##### THE INPUT #####

int dba_corr_lookup_reproject_sheared(const void *const *level_stores, const int *slots, const float *poses,
                                      const float *disps, const float *intrinsics_b4, const int64_t *ii, const int64_t *jj,
                                      float *coords_out, float *valid_out, void *corr, int n, int h1, int w1, int h2, int w2,
                                      int num_levels, int radius, dba_stream_t stream);

int dba_corr_lookup_reproject_motion_sheared(const void *const *level_stores, const int *slots, const float *poses,
                                             const float *disps, const float *intrinsics_b4, const int64_t *ii,
                                             const int64_t *jj, float *coords_out, float *valid_out, void *corr,
                                             const float *target, float *motn, int n, int h1, int w1, int h2, int w2,
                                             int num_levels, int radius, dba_stream_t stream);

size_t dba_corr_once_pyramid_bytes(int n, int h1, int w1, int h2, int w2, int num_levels);
int dba_corr_build_lookup_once_sheared(const void *fmap1, const void *fmap2, const float *coords_nhw2, void *corr, void *pyramid,
                                       size_t pyramid_bytes, void *scratch, size_t scratch_bytes, int n, int C, int h1, int w1,
                                       int h2, int w2, int num_levels, int radius, dba_stream_t stream);

int dba_corr_lookup_level_sheared(const void *sheared_level, const float *coords_n2hw_scaled, void *corr, int n, int h1,
                                  int w1, int h2, int w2, int lvl, int radius, dba_stream_t stream);

int dba_corr_lookup_level_sheared_slots(const void *sheared_store, const int *slots, const float *coords_n2hw_scaled,
                                        void *corr, int n, int h1, int w1, int h2, int w2, int lvl, int radius,
                                        dba_stream_t stream);
int dba_corr_shear_level_slots(const void *ref_level, void *sheared_store, const int *src_idx, const int *dst_slots, int n,
                               int h1, int w1, int h2l, int w2l, int lvl, dba_stream_t stream);

int dba_corr_index_backward(const float *coords, const float *corr_grad, float *volume_grad, int n,
                            int h1, int w1, int h2, int w2, int radius, dba_stream_t stream);

size_t dba_corr_volume_scratch_bytes(int n, int C, int h1, int w1, int h2, int w2);
int dba_corr_volume_build(const void *fmap1, const void *fmap2, void *const *levels ,
                          int n, int C, int h1, int w1, int h2, int w2, int num_levels, void *scratch,
                          size_t scratch_bytes, dba_stream_t stream);

int dba_altcorr_forward(const float *fmap1, const float *fmap2, const float *coords, float *corr, int B,
                        int S, int H1, int W1, int H2, int W2, int C, int radius, dba_stream_t stream);
int dba_altcorr_forward_t(const void *fmap1, const void *fmap2, const float *coords, void *corr, int B, int S,
                          int H1, int W1, int H2, int W2, int C, int radius, int dtype, dba_stream_t stream);

int dba_altcorr_pyramid_forward(const void *fmap1, const void *const *fmap2_levels ,
                                const int64_t *ii, const int64_t *jj, const float *coords, void *corr, int B, int S, int H1,
                                int W1, int C, int num_levels, int radius, int dtype, dba_stream_t stream);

#####

EXERCISE REQUIREMENTS
If a line in the data holds the string "poses", copy that line.

THE ANSWER
int dba_corr_lookup_reproject_sheared(const void *const *level_stores, const int *slots, const float *poses,
int dba_corr_lookup_reproject_motion_sheared(const void *const *level_stores, const int *slots, const float *poses,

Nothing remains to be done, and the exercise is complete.